> [RECORDS SHOWN]:

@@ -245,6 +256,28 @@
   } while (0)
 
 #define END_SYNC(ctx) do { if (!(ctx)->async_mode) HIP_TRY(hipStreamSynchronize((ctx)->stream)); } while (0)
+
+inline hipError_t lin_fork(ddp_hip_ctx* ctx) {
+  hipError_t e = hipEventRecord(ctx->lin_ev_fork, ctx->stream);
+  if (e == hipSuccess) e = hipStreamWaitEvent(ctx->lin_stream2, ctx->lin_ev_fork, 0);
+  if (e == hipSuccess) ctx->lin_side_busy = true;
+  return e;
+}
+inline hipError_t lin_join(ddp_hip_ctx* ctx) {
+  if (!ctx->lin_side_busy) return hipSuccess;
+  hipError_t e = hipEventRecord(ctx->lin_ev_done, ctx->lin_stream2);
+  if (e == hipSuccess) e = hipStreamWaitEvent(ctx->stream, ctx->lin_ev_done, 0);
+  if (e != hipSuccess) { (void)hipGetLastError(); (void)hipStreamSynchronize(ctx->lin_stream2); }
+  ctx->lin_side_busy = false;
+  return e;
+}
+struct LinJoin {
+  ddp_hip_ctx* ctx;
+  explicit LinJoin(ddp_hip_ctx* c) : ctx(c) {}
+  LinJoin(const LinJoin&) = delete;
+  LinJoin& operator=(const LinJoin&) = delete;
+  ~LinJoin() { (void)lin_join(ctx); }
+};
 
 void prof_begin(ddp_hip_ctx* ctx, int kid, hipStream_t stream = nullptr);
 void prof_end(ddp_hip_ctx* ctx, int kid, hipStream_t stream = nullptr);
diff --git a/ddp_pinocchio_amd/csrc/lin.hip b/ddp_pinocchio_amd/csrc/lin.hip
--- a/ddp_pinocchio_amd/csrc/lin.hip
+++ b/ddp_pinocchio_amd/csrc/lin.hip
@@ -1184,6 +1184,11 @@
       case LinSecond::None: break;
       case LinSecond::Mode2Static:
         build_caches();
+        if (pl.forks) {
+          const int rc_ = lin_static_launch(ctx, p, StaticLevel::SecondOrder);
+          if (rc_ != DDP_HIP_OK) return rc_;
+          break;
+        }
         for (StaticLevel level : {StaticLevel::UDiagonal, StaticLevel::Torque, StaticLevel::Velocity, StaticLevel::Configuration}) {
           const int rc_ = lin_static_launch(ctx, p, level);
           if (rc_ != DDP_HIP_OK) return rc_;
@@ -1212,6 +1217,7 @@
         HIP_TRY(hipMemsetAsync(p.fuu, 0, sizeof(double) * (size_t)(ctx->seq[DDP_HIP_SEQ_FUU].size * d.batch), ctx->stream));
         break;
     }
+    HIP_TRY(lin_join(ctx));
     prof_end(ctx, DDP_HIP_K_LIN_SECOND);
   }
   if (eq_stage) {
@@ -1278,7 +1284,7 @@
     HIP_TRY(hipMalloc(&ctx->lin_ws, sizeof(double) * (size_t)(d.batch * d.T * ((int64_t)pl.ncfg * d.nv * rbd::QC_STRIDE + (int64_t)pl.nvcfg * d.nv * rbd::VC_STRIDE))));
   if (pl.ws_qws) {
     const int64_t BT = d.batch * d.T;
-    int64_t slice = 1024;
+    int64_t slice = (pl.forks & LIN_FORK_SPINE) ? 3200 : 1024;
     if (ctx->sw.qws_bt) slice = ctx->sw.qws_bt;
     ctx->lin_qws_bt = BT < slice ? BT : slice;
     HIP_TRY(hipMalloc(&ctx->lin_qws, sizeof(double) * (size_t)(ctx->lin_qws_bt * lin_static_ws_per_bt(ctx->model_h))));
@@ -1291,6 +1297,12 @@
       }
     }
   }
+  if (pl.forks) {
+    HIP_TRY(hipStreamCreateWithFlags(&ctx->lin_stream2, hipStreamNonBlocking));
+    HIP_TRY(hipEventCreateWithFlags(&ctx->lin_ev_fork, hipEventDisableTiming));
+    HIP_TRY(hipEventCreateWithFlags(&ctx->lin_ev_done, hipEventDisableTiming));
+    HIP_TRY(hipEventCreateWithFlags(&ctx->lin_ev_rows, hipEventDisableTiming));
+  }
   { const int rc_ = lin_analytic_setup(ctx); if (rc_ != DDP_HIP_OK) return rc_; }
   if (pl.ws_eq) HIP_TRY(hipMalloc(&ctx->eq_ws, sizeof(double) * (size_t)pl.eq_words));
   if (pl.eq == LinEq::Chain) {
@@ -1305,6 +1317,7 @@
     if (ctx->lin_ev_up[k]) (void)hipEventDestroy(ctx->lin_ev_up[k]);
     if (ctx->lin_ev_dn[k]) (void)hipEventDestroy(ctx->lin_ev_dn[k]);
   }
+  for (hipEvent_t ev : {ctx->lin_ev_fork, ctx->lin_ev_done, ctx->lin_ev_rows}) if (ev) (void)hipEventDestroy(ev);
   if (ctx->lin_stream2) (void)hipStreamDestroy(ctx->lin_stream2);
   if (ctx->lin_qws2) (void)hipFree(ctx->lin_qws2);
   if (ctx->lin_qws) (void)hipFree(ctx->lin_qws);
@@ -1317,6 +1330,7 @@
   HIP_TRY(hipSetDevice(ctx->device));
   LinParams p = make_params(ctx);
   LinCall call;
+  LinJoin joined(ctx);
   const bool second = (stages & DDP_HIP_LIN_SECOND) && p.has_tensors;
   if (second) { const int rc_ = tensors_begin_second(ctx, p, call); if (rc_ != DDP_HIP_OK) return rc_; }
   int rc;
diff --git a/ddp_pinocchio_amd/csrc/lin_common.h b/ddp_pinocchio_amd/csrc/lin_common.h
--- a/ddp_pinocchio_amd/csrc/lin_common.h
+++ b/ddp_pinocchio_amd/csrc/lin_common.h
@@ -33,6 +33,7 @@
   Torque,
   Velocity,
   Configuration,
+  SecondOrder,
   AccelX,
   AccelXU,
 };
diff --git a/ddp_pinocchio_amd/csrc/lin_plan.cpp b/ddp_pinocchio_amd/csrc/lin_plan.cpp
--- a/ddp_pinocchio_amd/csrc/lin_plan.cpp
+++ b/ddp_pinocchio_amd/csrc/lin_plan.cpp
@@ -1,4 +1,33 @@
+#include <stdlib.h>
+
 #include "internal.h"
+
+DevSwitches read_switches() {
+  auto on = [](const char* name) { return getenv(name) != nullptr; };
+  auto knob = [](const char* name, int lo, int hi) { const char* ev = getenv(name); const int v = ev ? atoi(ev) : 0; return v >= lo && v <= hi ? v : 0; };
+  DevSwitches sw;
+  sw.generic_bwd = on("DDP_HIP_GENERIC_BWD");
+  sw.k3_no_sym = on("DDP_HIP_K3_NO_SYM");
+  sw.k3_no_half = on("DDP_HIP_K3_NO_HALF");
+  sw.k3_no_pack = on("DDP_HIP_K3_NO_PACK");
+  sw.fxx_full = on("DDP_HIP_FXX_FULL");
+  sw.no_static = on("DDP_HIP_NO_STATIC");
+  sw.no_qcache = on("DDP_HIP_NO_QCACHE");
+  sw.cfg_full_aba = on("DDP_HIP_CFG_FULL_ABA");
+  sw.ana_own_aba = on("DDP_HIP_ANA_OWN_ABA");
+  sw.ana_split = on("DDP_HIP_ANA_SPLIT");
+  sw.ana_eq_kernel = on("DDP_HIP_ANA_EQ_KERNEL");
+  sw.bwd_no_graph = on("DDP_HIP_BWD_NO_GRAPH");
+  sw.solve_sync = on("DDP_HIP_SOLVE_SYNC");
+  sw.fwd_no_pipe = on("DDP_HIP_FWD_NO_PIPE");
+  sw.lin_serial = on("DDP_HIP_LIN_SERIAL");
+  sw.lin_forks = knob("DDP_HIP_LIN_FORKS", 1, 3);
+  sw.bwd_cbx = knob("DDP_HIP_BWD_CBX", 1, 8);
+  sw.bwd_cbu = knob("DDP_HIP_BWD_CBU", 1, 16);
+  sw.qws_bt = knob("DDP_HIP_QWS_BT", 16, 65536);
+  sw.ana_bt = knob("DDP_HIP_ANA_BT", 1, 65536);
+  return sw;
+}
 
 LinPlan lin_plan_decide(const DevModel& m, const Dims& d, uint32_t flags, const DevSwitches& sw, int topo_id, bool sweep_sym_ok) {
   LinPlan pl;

--

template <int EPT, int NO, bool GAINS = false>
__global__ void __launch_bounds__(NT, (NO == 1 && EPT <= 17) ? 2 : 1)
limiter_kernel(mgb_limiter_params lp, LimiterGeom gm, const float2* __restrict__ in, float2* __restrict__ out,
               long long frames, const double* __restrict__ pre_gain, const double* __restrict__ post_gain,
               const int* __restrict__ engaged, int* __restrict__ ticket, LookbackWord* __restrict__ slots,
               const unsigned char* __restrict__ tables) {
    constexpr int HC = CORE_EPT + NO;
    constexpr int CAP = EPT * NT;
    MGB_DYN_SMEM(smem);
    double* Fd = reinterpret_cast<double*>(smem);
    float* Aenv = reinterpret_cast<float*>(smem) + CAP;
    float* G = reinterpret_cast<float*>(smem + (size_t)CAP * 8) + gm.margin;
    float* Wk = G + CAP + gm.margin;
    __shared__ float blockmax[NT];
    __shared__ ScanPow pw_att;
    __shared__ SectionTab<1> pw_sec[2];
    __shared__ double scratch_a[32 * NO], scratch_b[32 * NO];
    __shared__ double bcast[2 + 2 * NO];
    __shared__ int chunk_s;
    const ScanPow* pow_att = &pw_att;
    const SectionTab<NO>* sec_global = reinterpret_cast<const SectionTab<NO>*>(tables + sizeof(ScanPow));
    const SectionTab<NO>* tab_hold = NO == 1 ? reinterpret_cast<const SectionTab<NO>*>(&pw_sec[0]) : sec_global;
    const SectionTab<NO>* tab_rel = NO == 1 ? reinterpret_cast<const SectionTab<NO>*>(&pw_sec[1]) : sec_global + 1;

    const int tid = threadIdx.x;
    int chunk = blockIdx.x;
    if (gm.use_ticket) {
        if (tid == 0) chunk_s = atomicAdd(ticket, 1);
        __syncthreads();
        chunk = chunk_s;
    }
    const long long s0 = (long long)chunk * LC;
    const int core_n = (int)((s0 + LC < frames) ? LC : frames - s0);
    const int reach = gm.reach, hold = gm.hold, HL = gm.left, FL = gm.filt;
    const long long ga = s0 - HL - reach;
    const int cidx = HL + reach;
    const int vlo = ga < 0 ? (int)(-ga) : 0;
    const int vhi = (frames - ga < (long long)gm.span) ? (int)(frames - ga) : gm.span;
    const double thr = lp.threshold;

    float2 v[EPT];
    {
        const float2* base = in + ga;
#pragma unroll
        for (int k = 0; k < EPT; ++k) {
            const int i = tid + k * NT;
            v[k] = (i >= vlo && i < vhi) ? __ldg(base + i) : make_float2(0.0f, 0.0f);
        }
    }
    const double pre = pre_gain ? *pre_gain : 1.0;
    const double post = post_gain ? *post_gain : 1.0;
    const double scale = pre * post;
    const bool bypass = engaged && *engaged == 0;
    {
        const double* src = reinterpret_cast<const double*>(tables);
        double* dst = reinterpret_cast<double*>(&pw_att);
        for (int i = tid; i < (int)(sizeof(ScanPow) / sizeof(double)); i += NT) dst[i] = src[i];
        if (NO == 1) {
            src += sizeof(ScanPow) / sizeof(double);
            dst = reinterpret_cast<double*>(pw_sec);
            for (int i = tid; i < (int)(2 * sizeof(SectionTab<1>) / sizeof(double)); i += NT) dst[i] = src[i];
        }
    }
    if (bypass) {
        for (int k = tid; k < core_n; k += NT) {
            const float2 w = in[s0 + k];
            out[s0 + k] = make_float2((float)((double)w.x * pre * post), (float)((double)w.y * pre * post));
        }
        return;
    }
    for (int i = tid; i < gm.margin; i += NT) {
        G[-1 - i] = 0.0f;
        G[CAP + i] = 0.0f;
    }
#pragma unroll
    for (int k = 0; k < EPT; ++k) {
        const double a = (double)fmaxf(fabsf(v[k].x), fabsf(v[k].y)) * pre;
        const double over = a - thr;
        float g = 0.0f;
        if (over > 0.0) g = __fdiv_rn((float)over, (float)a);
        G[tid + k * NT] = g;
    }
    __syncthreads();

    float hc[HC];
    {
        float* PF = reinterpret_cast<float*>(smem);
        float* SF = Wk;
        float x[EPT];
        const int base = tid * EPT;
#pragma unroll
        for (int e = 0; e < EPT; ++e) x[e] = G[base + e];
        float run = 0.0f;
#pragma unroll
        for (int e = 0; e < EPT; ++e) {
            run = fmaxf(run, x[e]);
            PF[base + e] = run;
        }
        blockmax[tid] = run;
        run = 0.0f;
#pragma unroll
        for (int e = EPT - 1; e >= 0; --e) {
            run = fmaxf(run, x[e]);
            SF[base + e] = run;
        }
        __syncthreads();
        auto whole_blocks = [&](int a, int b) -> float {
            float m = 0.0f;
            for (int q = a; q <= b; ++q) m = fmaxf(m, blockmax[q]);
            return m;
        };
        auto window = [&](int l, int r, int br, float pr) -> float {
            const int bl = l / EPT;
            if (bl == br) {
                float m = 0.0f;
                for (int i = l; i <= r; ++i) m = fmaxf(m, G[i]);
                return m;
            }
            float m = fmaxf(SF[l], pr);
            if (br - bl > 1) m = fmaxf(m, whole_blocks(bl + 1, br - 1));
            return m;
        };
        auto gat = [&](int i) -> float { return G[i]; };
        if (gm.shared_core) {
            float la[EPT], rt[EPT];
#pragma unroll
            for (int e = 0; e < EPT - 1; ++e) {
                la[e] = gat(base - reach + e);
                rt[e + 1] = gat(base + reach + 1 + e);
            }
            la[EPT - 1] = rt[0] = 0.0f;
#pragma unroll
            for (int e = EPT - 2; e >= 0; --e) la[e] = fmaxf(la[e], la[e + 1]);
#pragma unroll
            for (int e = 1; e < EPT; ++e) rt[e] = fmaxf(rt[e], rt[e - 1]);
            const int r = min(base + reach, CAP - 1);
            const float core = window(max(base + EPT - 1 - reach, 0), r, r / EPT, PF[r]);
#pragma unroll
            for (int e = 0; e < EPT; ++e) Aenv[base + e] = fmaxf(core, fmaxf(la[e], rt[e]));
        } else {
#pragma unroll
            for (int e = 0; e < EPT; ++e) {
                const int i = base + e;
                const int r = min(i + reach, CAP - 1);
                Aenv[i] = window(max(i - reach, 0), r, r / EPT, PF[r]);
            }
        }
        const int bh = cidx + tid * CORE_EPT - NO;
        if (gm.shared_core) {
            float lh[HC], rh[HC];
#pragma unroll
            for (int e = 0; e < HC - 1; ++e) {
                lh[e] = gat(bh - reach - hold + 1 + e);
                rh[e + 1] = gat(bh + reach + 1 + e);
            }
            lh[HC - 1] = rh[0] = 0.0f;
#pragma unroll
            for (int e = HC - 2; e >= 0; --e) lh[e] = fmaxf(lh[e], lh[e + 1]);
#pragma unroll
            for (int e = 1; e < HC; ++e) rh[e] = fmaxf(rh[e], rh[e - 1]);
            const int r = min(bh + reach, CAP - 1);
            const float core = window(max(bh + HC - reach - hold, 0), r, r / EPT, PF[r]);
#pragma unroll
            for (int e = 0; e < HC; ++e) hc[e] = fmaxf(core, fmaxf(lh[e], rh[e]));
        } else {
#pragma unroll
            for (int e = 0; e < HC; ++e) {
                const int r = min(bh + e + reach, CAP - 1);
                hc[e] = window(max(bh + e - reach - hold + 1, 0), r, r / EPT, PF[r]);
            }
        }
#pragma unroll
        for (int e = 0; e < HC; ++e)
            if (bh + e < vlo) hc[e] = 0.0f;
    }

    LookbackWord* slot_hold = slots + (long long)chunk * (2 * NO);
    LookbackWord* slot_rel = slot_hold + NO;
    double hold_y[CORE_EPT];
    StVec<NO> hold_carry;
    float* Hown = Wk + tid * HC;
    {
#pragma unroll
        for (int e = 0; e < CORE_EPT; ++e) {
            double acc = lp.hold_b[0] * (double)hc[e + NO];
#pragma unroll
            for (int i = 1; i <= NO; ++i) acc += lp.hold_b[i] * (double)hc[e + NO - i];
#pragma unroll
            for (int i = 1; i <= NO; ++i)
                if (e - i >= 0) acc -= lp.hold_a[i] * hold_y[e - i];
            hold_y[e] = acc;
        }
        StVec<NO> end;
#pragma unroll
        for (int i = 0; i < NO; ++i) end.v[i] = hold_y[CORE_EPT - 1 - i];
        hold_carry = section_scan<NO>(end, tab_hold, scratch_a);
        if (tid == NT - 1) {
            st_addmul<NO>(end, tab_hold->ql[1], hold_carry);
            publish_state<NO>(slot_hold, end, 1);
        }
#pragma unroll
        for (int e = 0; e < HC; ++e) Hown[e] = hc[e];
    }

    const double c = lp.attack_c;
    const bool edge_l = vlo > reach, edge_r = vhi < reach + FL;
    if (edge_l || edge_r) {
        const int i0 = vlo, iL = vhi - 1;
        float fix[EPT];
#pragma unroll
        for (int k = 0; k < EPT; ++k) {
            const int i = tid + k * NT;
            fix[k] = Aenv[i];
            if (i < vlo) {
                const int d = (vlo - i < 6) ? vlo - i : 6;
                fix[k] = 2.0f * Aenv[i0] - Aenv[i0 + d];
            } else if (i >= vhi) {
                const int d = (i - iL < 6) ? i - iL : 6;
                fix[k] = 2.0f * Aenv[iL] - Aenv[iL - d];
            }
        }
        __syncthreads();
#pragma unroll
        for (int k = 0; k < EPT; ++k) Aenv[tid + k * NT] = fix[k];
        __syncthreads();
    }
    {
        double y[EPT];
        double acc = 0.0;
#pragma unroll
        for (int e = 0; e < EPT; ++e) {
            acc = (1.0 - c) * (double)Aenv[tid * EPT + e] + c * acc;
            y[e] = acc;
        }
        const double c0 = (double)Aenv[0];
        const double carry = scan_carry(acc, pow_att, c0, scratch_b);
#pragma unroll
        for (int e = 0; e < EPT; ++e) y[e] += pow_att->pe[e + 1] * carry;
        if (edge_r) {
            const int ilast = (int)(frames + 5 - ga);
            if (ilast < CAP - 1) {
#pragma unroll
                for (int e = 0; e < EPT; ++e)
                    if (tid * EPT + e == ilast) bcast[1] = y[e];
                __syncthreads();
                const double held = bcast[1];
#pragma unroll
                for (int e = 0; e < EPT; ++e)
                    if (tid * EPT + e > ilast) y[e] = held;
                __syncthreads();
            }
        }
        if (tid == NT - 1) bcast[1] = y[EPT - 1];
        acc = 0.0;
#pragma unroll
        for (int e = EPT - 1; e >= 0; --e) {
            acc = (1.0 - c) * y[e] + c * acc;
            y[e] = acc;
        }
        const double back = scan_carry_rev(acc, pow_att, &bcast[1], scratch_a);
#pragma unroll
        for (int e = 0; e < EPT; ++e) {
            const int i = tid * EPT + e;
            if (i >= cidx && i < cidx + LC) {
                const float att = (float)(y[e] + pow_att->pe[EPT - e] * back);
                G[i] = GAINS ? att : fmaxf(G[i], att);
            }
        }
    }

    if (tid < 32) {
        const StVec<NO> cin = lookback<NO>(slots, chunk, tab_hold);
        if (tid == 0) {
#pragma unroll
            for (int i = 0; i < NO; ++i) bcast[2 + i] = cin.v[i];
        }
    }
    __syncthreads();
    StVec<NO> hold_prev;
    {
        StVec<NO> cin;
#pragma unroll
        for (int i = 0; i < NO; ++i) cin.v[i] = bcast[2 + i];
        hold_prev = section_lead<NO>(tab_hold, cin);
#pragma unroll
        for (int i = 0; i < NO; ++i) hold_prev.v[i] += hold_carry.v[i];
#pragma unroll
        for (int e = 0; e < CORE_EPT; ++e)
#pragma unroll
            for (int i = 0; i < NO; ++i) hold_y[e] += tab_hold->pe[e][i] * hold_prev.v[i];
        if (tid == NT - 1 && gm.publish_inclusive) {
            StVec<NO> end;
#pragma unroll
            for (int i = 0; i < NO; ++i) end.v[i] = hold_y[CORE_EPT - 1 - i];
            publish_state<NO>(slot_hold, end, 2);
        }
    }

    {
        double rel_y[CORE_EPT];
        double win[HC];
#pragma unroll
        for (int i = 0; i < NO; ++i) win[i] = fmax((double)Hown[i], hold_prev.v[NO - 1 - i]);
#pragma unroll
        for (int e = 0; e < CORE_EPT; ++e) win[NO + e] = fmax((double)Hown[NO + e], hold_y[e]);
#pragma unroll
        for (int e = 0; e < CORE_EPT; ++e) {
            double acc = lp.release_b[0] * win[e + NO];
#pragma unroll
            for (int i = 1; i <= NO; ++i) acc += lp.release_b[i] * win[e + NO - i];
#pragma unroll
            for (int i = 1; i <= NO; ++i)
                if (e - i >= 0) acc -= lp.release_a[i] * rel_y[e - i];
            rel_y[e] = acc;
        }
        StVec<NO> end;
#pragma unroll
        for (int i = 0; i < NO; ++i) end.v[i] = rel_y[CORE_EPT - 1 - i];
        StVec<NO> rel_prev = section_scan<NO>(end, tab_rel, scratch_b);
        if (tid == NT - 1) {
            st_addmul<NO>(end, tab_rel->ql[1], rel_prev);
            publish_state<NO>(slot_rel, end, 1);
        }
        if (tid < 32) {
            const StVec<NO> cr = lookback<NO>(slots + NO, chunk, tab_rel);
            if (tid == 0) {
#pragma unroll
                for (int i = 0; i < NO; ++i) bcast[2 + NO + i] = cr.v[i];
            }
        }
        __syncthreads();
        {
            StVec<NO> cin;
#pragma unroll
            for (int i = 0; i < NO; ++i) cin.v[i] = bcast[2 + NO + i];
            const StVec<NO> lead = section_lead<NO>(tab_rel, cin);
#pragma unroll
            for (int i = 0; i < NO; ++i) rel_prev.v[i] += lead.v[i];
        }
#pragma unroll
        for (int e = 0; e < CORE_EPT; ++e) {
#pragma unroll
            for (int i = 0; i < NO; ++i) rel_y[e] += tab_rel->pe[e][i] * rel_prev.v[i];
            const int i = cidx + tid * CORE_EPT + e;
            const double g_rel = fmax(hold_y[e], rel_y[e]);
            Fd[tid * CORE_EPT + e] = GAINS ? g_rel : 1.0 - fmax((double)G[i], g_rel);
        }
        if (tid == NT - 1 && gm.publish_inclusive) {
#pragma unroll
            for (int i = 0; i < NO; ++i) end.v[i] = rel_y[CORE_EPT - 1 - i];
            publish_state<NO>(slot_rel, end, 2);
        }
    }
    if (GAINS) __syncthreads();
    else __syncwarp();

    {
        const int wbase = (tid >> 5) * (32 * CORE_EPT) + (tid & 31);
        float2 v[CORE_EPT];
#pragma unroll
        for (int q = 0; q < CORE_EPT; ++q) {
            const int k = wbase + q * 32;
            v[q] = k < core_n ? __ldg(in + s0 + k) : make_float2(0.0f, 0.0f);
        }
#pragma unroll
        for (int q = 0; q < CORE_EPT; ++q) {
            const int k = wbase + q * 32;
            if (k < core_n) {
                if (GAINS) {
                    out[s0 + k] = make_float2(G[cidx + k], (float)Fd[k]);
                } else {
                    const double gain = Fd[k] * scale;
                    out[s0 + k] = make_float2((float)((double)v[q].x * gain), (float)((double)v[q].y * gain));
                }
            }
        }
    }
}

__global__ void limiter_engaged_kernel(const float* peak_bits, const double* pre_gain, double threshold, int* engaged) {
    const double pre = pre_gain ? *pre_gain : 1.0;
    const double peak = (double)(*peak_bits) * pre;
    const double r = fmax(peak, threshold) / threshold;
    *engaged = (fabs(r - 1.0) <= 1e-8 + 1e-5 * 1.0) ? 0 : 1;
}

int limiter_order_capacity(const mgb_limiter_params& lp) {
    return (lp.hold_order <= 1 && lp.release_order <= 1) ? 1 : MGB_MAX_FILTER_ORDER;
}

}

> [WORK INSTRUCTION]: Reproduce every line of the material above that has the string "scale".

> [SOLUTION]:
    const double scale = pre * post;
                    const double gain = Fd[k] * scale;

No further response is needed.